Being an early orchestral album, Image from King Colossus isn’t without its flaws, among them being performance hiccups with some spare and underwhelming arrangement. However, the album succeeds in delivering an interesting mix of styles, feeling at once like John Williams, as much as it evokes memories of Joe Hisashi’s great scores for films like Laputa, and capitalizes on its faithful arrangement style to be just as accessible to orchestral music fans as it would be to fans of the obscure game. Years before Koh Otani would record his music for Shadow of the Colossus, King Colossus provided a unique interpretation of game music, as played by orchestra. The album starts at the “Gate of Great Colossus”, wherein an intro segment greets the listener with its brassy fanfare, flying strings, and coarse timpani percussion. Moving into the meat of the adventure, the same melodic motif gets built upon extensively, moving to gradually more triumphant textures while clumsy, trod ding percussion gives the piece its distinct medieval march feel. Being the opening theme to the game and the album, it’s understandable that the stylistic choices heard here will be heard later on, in tracks like “Fighter’s Field” and “Black Enemy”, both of which also share the same 4/4 time signature and signature usage of brassy sections..

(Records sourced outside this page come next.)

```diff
@@ -343,8 +403,12 @@
   const BnBwdSums bb = bsums ? *bsums : BnBwdSums{};
   if (bb.sums && (stats || !bb.x || !bb.gamma || !bb.beta || !bb.mean || !bb.invstd))
     throw std::runtime_error("conv3x3: BatchNorm-backward sums need x / gamma / beta / mean / invstd, no statistics");
+  const c3::Order ord = c3::order();
+  const bool po = ord != c3::Order::Row, adj = ord == c3::Order::PosAdjacent && K > 128;
   if (W == 56 && K == 64) c3::launch_x<56, 4, 64>(x, w, y, stats, xform, N, H, C, K, st, bb);
+  else if (W == 28 && K % 128 == 0 && po) c3::launch_x<28, 7, 128, true>(x, w, y, stats, xform, N, H, C, K, st, bb, adj);
   else if (W == 28 && K % 128 == 0) c3::launch_x<28, 8, 128>(x, w, y, stats, xform, N, H, C, K, st, bb);
+  else if (W == 14 && K % 128 == 0 && po) c3::launch_x<14, 14, 128, true>(x, w, y, stats, xform, N, H, C, K, st, bb, adj);
   else if (W == 14 && K % 128 == 0) c3::launch_x<14, 14, 128>(x, w, y, stats, xform, N, H, C, K, st, bb);
   else throw std::runtime_error("conv3x3: shape outside the staged-window kernel's contract");
 }
```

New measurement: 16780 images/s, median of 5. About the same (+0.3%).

Just as worthy of note are the memorable medieval melodies found throughout the album, as the production moves into “An Old Sad Dance” of its own. Contrasting with the brilliant fanfare heard prior is the quiet, yet somehow motivating and beautiful mixture of a 3/4 waltz with lyrical strings and double-reed woodwinds, painting a bucolic Image from the vast expanse of nature and human wondering surrounding the game’s setting. As with the previous piece, the thematic elements heard in “An Old Sad Dance” also get repeated throughout the soundtrack via slower sections in “Walk Thru Illusions”, “In Her Tears”, and the final two selections within the CD. Most striking, however, is the variation and rearrangement of the melody in this ballad for use all across the soundtrack, usually in the slower, more contemplative themes, marking it as the one consistent melodic motif heard throughout. And as was the case with the previous arrangement, the same style of gradual build-up and instrumental diversification is just as present here, a style that Yasuhide would use for nearly the whole album in conventional, albeit well-executed ways.

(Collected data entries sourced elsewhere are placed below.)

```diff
@@ -157,8 +201,10 @@
                     tc_fence_after();
                     TC_MARK(tr, 3 | (h << 5))
                     if (lane == 0) {
-                        tc_mma_split6<TC_ROWS / 16, TC_AIMG, 2048, TC_AIMG, 2048, PJ_WG_FIRST>(tmem_base + 64u + (uint32_t)slot * 64u, dz, da,
-                                                                                               IDESC_WG, iter > 0);
+                        if (stacked)
+                            tc_mma_wg_stacked(d_wg, smem_u32(zimg), smem_u32(aimg), iter > 0);
+                        else
+                            tc_mma_split6<TC_ROWS / 16, TC_AIMG, 2048, TC_AIMG, 2048>(d_wg, dz, da, IDESC_WG, iter > 0);
                         tc_commit(wg_done);
                     }
                     __syncwarp();
@@ -173,23 +219,6 @@
     if (warp == TC_NCW + 1) {
         uint32_t ph = 0;
         bool first = true;
-        const int NW = sp.n_nets * WL, ti_rows = sp.n_yrows + NW + sp.n_coords;
-        auto stage_tile_info = [&](int it) {
-            if (it >= 2) mbar_wait(&ti_empty[it & 1], (uint32_t)(((it >> 1) - 1) & 1));
-            const long long t = (long long)blockIdx.x + (long long)it * gridDim.x;
-            float* dst = tinfo + (size_t)(it & 1) * ti_rows * TP;
-            for (int e = lane; e < ti_rows * TP; e += 32) {
-                const int row = e / TP, pt = e - row * TP;
-                float v;
-                if (row < sp.n_yrows) v = __ldg(A.seeds + t * ((long long)sp.n_yrows * TP) + e);
-                else if (row < sp.n_yrows + NW) v = __ldg(A.wts + t * ((long long)NW * TP) + (e - sp.n_yrows * TP));
-                else v = __ldg(A.coords[row - sp.n_yrows - NW] + min(t * TP + pt, A.N - 1));
-                dst[e] = v;
-            }
-            __syncwarp();
-            if (lane == 0) mbar_arrive(&ti_full[it & 1]);
-        };
-        if (my_tiles > 0) stage_tile_info(0);
 #pragma unroll 1
         for (int iter = 0; iter < my_tiles; ++iter) {
             const long long tile = (long long)blockIdx.x + (long long)iter * gridDim.x;
@@ -210,7 +239,6 @@
                                      REC_BYTES, rec_full);
                     }
                     __syncwarp();
-                    if (n == sp.n_nets - 1 && h == 1 && iter + 1 < my_tiles) stage_tile_info(iter + 1);
                 }
                 lidx0 += L;
             }
@@ -222,21 +250,15 @@
     float* sg = sgrad + (size_t)th.q * pl.sgrad_floats;
     const bool adder = (th.pt & 1) == 0;
     const int uadd = th.ubase + (th.pt >> 1);
-    uint32_t ph_adj = 0, ph_wg = 0, ph_rec = 0;
+    uint32_t ph_adj = 0;
     bool wg_pending = false;
     TC_TRACE(tr, A.dbg, 0, 250, t0_, blockIdx.x == 0 && tid == 0)
+    uint32_t ph_rec = 0;
     float zr[C][UG];
-#ifdef PJ_DBG_REC_GLOBAL
-    long long dbg_rec_off = 0;
-#endif
     auto next_record = [&]() {
         mbar_wait(rec_full, ph_rec);
         ph_rec ^= 1u;
-#ifdef PJ_DBG_REC_GLOBAL
-        tc_load_record<C>(A.zj + dbg_rec_off + (size_t)tid * G::REC, zr);
-#else
         tc_load_record_smem<C>(recbuf + (size_t)tid * G::REC, zr);
-#endif
         float chk = 0.0f;
 #pragma unroll
         for (int c = 0; c < C; ++c)
@@ -249,8 +271,7 @@
 
 #pragma unroll 1
     for (int iter = 0; iter < my_tiles; ++iter) {
-        const int NW = sp.n_nets * WL;
-        const float* ti = tinfo + (size_t)(iter & 1) * (sp.n_yrows + NW + sp.n_coords) * TP + th.p;
+        const float* ti = tinfo + (size_t)(iter & 1) * ti_rows * TP + th.p;
         mbar_wait(&ti_full[iter & 1], (uint32_t)((iter >> 1) & 1));
 
 #pragma unroll 1
@@ -271,11 +292,6 @@
 #pragma unroll
                     for (int c = 0; c < C; ++c) yb_[o][c] = o < n_out ? sd[(o * C + c) * TP] : 0.0f;
             }
-#ifdef PJ_DBG_REC_GLOBAL
-            int dbg_l0 = 0;
-            for (int m = 0; m < n; ++m) dbg_l0 += sp.net[m].n_linear - 1;
-            dbg_rec_off = tile * pl.tc_rec_tile_floats + (long long)(dbg_l0 + L - 1) * pl.tc_rec_layer_floats;
-#endif
             next_record();
             TC_MARK(tr, 2)
 
@@ -334,8 +350,7 @@
 
             if (L >= 2) {
                 if (wg_pending) {
-                    mbar_wait(wg_done, ph_wg);
-                    ph_wg ^= 1u;
+                    mbar_wait(wg_done, ph_adj ^ 1u);
                     wg_pending = false;
                 }
                 tc_store_rows<C>(zimg, TC_AIMG, th, zb);
@@ -344,9 +359,6 @@
             TC_MARK(tr, 4)
 #pragma unroll 1
             for (int h = L; h >= 2; --h) {
-#ifdef PJ_DBG_REC_GLOBAL
-                dbg_rec_off -= pl.tc_rec_layer_floats;
-#endif
                 next_record();
                 {
                     float av[C][UG];
@@ -369,7 +381,7 @@
                 tc_fence_after();
                 TC_MARK(tr, 6 | (h << 5))
                 float ab[C][UG];
-                tc_load_owner<C>(tmem_base, stage, th, ab);
+                tc_load_owner<C>(tmem_base, stage, th, ab, stacked);
                 TC_MARK(tr, 7 | (h << 5))
                 float gbv[UG];
 #pragma unroll
@@ -392,8 +404,7 @@
                 TC_MARK(tr, 8 | (h << 5))
                 wg_pending = true;
                 if (h > 2) {
-                    mbar_wait(wg_done, ph_wg);
-                    ph_wg ^= 1u;
+                    mbar_wait(wg_done, ph_adj ^ 1u);
                     wg_pending = false;
                     TC_MARK(tr, 9 | (h << 5))
                     tc_store_rows<C>(zimg, TC_AIMG, th, zb);
@@ -422,14 +433,12 @@
             }
             TC_MARK(tr, 11)
         }
+        fence_proxy_async();
         __syncwarp();
         if (lane == 0) mbar_arrive(&ti_empty[iter & 1]);
     }
     TC_MARK(tr, 12)
-    if (wg_pending) {
-        mbar_wait(wg_done, ph_wg);
-        ph_wg ^= 1u;
-    }
+    if (wg_pending) mbar_wait(wg_done, ph_adj ^ 1u);
     TC_MARK(tr, 14)
 
     tc_fence_after();
@@ -463,27 +472,43 @@
 #pragma unroll 1
             for (int e = tid; e < n_out; e += TC_NT) put(net.b_off[L] + e, pl.g_bout[n] + e);
             TC_MARK(tr, 16)
+            float* wsum = reinterpret_cast<float*>(zimg);
 #pragma unroll 1
             for (int l = 1; l < L; ++l, ++slot) {
                 const int width_j = net.width[l + 1], width_k = net.width[l];
+                const uint32_t acc = tmem_base + (uint32_t)(adj_cols + slot * wg_cols) + (uint32_t)(th.j * 16) + ((uint32_t)(th.q * 32) << 16);
                 uint32_t v[16];
-                const uint32_t addr = tmem_base + 64u + (uint32_t)slot * 64u + (uint32_t)(th.j * 16) + ((uint32_t)(th.q * 32) << 16);
-                asm volatile(
-                    "tcgen05.ld.sync.aligned.32x32b.x16.b32 "
-                    "{%0,%1,%2,%3,%4,%5,%6,%7,%8,%9,%10,%11,%12,%13,%14,%15}, [%16];\n"
-                    : "=r"(v[0]), "=r"(v[1]), "=r"(v[2]), "=r"(v[3]), "=r"(v[4]), "=r"(v[5]), "=r"(v[6]), "=r"(v[7]), "=r"(v[8]),
-                      "=r"(v[9]), "=r"(v[10]), "=r"(v[11]), "=r"(v[12]), "=r"(v[13]), "=r"(v[14]), "=r"(v[15])
-                    : "r"(addr));
-                asm volatile("tcgen05.wait::ld.sync.aligned;" ::: "memory");
-                const int jr = 16 * th.q + lane, k0 = th.j * 16;
-                if (lane < 16 && jr < width_j) {
-                    float* gw = gpart + net.w_off[l] + (size_t)jr * width_k + k0;
-#pragma unroll
-                    for (int i = 0; i < 16; ++i)
-                        if (k0 + i < width_k) {
-                            if (shared_w) gw[i] += __uint_as_float(v[i]); else gw[i] = __uint_as_float(v[i]);
-                        }
-                }
+                if (stacked) {
+                    uint32_t h[16];
+                    tmem_ld16(acc, v);
+                    tmem_ld16(acc + 64u, h);
+                    tmem_ld_wait();
+                    float* dst = wsum + ((th.q >> 1) * 64 + (th.q & 1) * 32 + lane) * K2T_WG_ROW + th.j * 16;
+#pragma unroll
+                    for (int s4 = 0; s4 < 4; ++s4)
+                        *reinterpret_cast<float4*>(dst + 4 * s4) = make_float4(
+                            __uint_as_float(v[4 * s4]) + __uint_as_float(h[4 * s4]), __uint_as_float(v[4 * s4 + 1]) + __uint_as_float(h[4 * s4 + 1]),
+                            __uint_as_float(v[4 * s4 + 2]) + __uint_as_float(h[4 * s4 + 2]), __uint_as_float(v[4 * s4 + 3]) + __uint_as_float(h[4 * s4 + 3]));
+                }
+                tmem_ld16(acc + (stacked ? 128u : 0u), v);
+                tmem_ld_wait();
+                if (lane < 16) {
+                    float* dst = wsum + (128 + 16 * th.q + lane) * K2T_WG_ROW + th.j * 16;
+#pragma unroll
+                    for (int s4 = 0; s4 < 4; ++s4)
+                        *reinterpret_cast<float4*>(dst + 4 * s4) = make_float4(__uint_as_float(v[4 * s4]), __uint_as_float(v[4 * s4 + 1]),
+                                                                              __uint_as_float(v[4 * s4 + 2]), __uint_as_float(v[4 * s4 + 3]));
+                }
+                bar_named(9, TC_NT);
+#pragma unroll 1
+                for (int e = tid; e < width_j * width_k; e += TC_NT) {
+                    const int jr = e / width_k, k = e - jr * width_k;
+                    float w = wsum[(128 + jr) * K2T_WG_ROW + k];
+                    if (stacked) w = (w + wsum[(64 + jr) * K2T_WG_ROW + k]) + wsum[jr * K2T_WG_ROW + k];
+                    float* gw = gpart + net.w_off[l] + e;
+                    if (shared_w) *gw += w; else *gw = w;
+                }
+                bar_named(9, TC_NT);
             }
         }
     }
diff --git a/neurodiffeq_b200/csrc/pinnjet_tc.cuh b/neurodiffeq_b200/csrc/pinnjet_tc.cuh
--- a/neurodiffeq_b200/csrc/pinnjet_tc.cuh
+++ b/neurodiffeq_b200/csrc/pinnjet_tc.cuh
@@ -26,6 +26,9 @@
 __device__ __forceinline__ uint64_t umma_desc_sw128(uint32_t saddr) {
     return (uint64_t)((saddr & 0x3FFFF) >> 4) | ((uint64_t)64 << 32) | ((uint64_t)1 << 46) | ((uint64_t)2 << 61);
 }
+__device__ __forceinline__ uint64_t umma_desc_sw128_lbo(uint32_t saddr, uint32_t lbo) {
+    return umma_desc_sw128(saddr) | ((uint64_t)(lbo >> 4) << 16);
+}
 __device__ __forceinline__ uint32_t sw128_off(int row, int chunk16) {
     return (uint32_t)((row >> 3) * 1024 + (row & 7) * 128 + ((chunk16 ^ (row & 7)) << 4));
 }
@@ -64,17 +67,43 @@
 __device__ __forceinline__ void tc_commit(uint64_t* bar) {
     asm volatile("tcgen05.commit.cta_group::1.mbarrier::arrive::one.shared::cluster.b64 [%0];" ::"r"(smem_u32(bar)) : "memory");
 }
-template <int KSTEPS, uint32_t A_IMG, uint32_t A_KSTEP, uint32_t B_IMG, uint32_t B_KSTEP, int FIRST = 0>
+template <int KSTEPS, uint32_t A_IMG, uint32_t A_KSTEP, uint32_t B_IMG, uint32_t B_KSTEP>
 __device__ __forceinline__ void tc_mma_split6(uint32_t d_tmem, uint64_t da0, uint64_t db0, uint32_t idesc, bool accumulate_first) {
 #pragma unroll
-    for (int pr = FIRST; pr < 6; ++pr)
+    for (int pr = 0; pr < 6; ++pr)
 #pragma unroll
         for (int k = 0; k < KSTEPS; ++k) {
             constexpr int TA[6] = {0, 2, 1, 0, 1, 0}, TB[6] = {2, 0, 1, 1, 0, 0};
             const uint64_t da = da0 + (uint64_t)((TA[pr] * A_IMG + k * A_KSTEP) >> 4);
             const uint64_t db = db0 + (uint64_t)((TB[pr] * B_IMG + k * B_KSTEP) >> 4);
-            tc_mma(d_tmem, da, db, idesc, (accumulate_first || pr > FIRST || k) ? 1u : 0u);
-        }
+            tc_mma(d_tmem, da, db, idesc, (accumulate_first || pr || k) ? 1u : 0u);
+        }
+}
+
+__device__ __forceinline__ void tc_mma_adj_stacked(uint32_t d_tmem, uint64_t dz, uint32_t w) {
+    constexpr uint32_t ID64 = tc_idesc(128, 64, false, true), ID128 = tc_idesc(128, 128, false, true);
+    const uint64_t dw = umma_desc_sw128(w), dw2 = umma_desc_sw128_lbo(w, TC_WIMG);
+#pragma unroll
+    for (int k = 0; k < 4; ++k) tc_mma(d_tmem, dz + ((k * 32) >> 4), dw + ((2 * TC_WIMG + k * 2048) >> 4), ID64, k ? 1u : 0u);
+#pragma unroll
+    for (int k = 0; k < 4; ++k) tc_mma(d_tmem + 64, dz + ((2 * TC_AIMG + k * 32) >> 4), dw + ((k * 2048) >> 4), ID64, k ? 1u : 0u);
+#pragma unroll
+    for (int t = 1; t >= 0; --t)
+#pragma unroll
+        for (int k = 0; k < 4; ++k) tc_mma(d_tmem, dz + ((t * TC_AIMG + k * 32) >> 4), dw2 + ((k * 2048) >> 4), ID128, 1u);
+}
+__device__ __forceinline__ void tc_mma_wg_stacked(uint32_t d_tmem, uint32_t z, uint32_t a, bool accumulate_first) {
+    constexpr uint32_t ID64 = tc_idesc(64, 64, true, true), ID128 = tc_idesc(128, 128, true, true);
+    const uint64_t dz = umma_desc_sw128(z), da = umma_desc_sw128(a);
+    const uint64_t dz2 = umma_desc_sw128_lbo(z, TC_AIMG), da2 = umma_desc_sw128_lbo(a, TC_AIMG);
+#pragma unroll
+    for (int k = 0; k < 8; ++k)
+        tc_mma(d_tmem + 128, dz + ((k * 2048) >> 4), da + ((2 * TC_AIMG + k * 2048) >> 4), ID64, (accumulate_first || k) ? 1u : 0u);
+#pragma unroll
+    for (int k = 0; k < 8; ++k) tc_mma(d_tmem + 128, dz + ((2 * TC_AIMG + k * 2048) >> 4), da + ((k * 2048) >> 4), ID64, 1u);
+#pragma unroll
+    for (int k = 0; k < 8; ++k)
+        tc_mma(d_tmem, dz2 + ((k * 2048) >> 4), da2 + ((k * 2048) >> 4), ID128, (accumulate_first || k) ? 1u : 0u);
 }
 
 #ifdef PJ_TIMING
@@ -150,9 +179,19 @@
     }
 }
 
+__device__ __forceinline__ void tmem_ld16(uint32_t addr, uint32_t (&v)[16]) {
+    asm volatile(
+        "tcgen05.ld.sync.aligned.32x32b.x16.b32 "
+        "{%0,%1,%2,%3,%4,%5,%6,%7,%8,%9,%10,%11,%12,%13,%14,%15}, [%16];\n"
+        : "=r"(v[0]), "=r"(v[1]), "=r"(v[2]), "=r"(v[3]), "=r"(v[4]), "=r"(v[5]), "=r"(v[6]), "=r"(v[7]), "=r"(v[8]),
+          "=r"(v[9]), "=r"(v[10]), "=r"(v[11]), "=r"(v[12]), "=r"(v[13]), "=r"(v[14]), "=r"(v[15])
+        : "r"(addr));
+}
+__device__ __forceinline__ void tmem_ld_wait() { asm volatile("tcgen05.wait::ld.sync.aligned;" ::: "memory"); }
+
 template <int C>
 __device__ __forceinline__ void tc_load_owner(uint32_t tmem_acc, float* stage, const TcThread<C>& t,
-                                              float (&v)[C][TcGeo<C>::UG]) {
+                                              float (&v)[C][TcGeo<C>::UG], bool add_block1 = false) {
     using G = TcGeo<C>;
     constexpr int UG = G::UG;
     float* my_stage = stage + (size_t)t.warp * 32 * TC_STAGE_STRIDE;
@@ -165,7 +204,20 @@
             : "=r"(r[0]), "=r"(r[1]), "=r"(r[2]), "=r"(r[3]), "=r"(r[4]), "=r"(r[5]), "=r"(r[6]), "=r"(r[7]), "=r"(r[8]),
               "=r"(r[9]), "=r"(r[10]), "=r"(r[11]), "=r"(r[12]), "=r"(r[13]), "=r"(r[14]), "=r"(r[15])
             : "r"(addr));
-        asm volatile("tcgen05.wait::ld.sync.aligned;" ::: "memory");
+        if (add_block1) {
+            uint32_t h[16];
+            asm volatile(
+                "tcgen05.ld.sync.aligned.32x32b.x16.b32 "
+                "{%0,%1,%2,%3,%4,%5,%6,%7,%8,%9,%10,%11,%12,%13,%14,%15}, [%16];\n"
+                : "=r"(h[0]), "=r"(h[1]), "=r"(h[2]), "=r"(h[3]), "=r"(h[4]), "=r"(h[5]), "=r"(h[6]), "=r"(h[7]), "=r"(h[8]),
+                  "=r"(h[9]), "=r"(h[10]), "=r"(h[11]), "=r"(h[12]), "=r"(h[13]), "=r"(h[14]), "=r"(h[15])
+                : "r"(addr + 64u));
+            asm volatile("tcgen05.wait::ld.sync.aligned;" ::: "memory");
+#pragma unroll
+            for (int i = 0; i < 16; ++i) r[i] = __float_as_uint(__uint_as_float(r[i]) + __uint_as_float(h[i]));
+        } else {
+            asm volatile("tcgen05.wait::ld.sync.aligned;" ::: "memory");
+        }
         float* dst = my_stage + t.lane * TC_STAGE_STRIDE;
 #pragma unroll
         for (int s = 0; s < 4; ++s)
```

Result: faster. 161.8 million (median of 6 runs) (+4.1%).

The two movement suite “Walk Thru Illusions” drops the listener into the middle of the action, with its bass percussion augmenting broad string melody and low brass embellishments. While this first movement chose a typical mix of orchestration and similar arrangement, compared to what was heard in-game via FM synth, the second movement is slower and more lyrical than was previously the case, reverting to 3/4 and relating its song to the audience by alto saxophone. This sort of stylistic clash is, of course, brought back to sane levels through string backing and motif trade-offs to the bassoon and other instruments, though the movement makes up the majority of the track and presents a fresh, modern take on a slower exploration theme. While said selection was a contrast between two kinds of exploration themes, one more anthemic and the other slower and more song-like, the tale of the “Blue Dancer” is considerably shorter and with more gaiety, combining the previous two interpretations into a short dungeon theme carried by rough string backing under dancing woodwinds (none of them being saxophone, for some reason). Many of the sections presented in these lighter tracks, though performed under the guise of Western arrangement and instrumentation, are distinctly Japanese in their usage of stand-out melodies and romantic stylization.
This traditional Japanese influence is just as easy to listen for in the stronger battle anthems, like the grand “Fighter’s Field”. Interestingly, this gladiatorial herald starts off with little percussion presence at all, letting the percussiveness kick in after the woodwinds get their chance to introduce the main theme before more obvious flute interjections and brassy interpretations come in, alongside great percussion build-up and harp glissandos. And, of course, this build-up continues in the same pattern up until the very end, a conclusive upward fight that adequately sums up many of the stylistic experiments heard in the former half of the album, and ultimately leaving more room for the next four selections to work guard duty. As chaotic as the track was, so was its actual performance, with some out-of-place brass cracks and missed partials, making it probably the sketchiest and least-rehearsed track on the album — thankfully, not one that bore any omen for the rest of the album.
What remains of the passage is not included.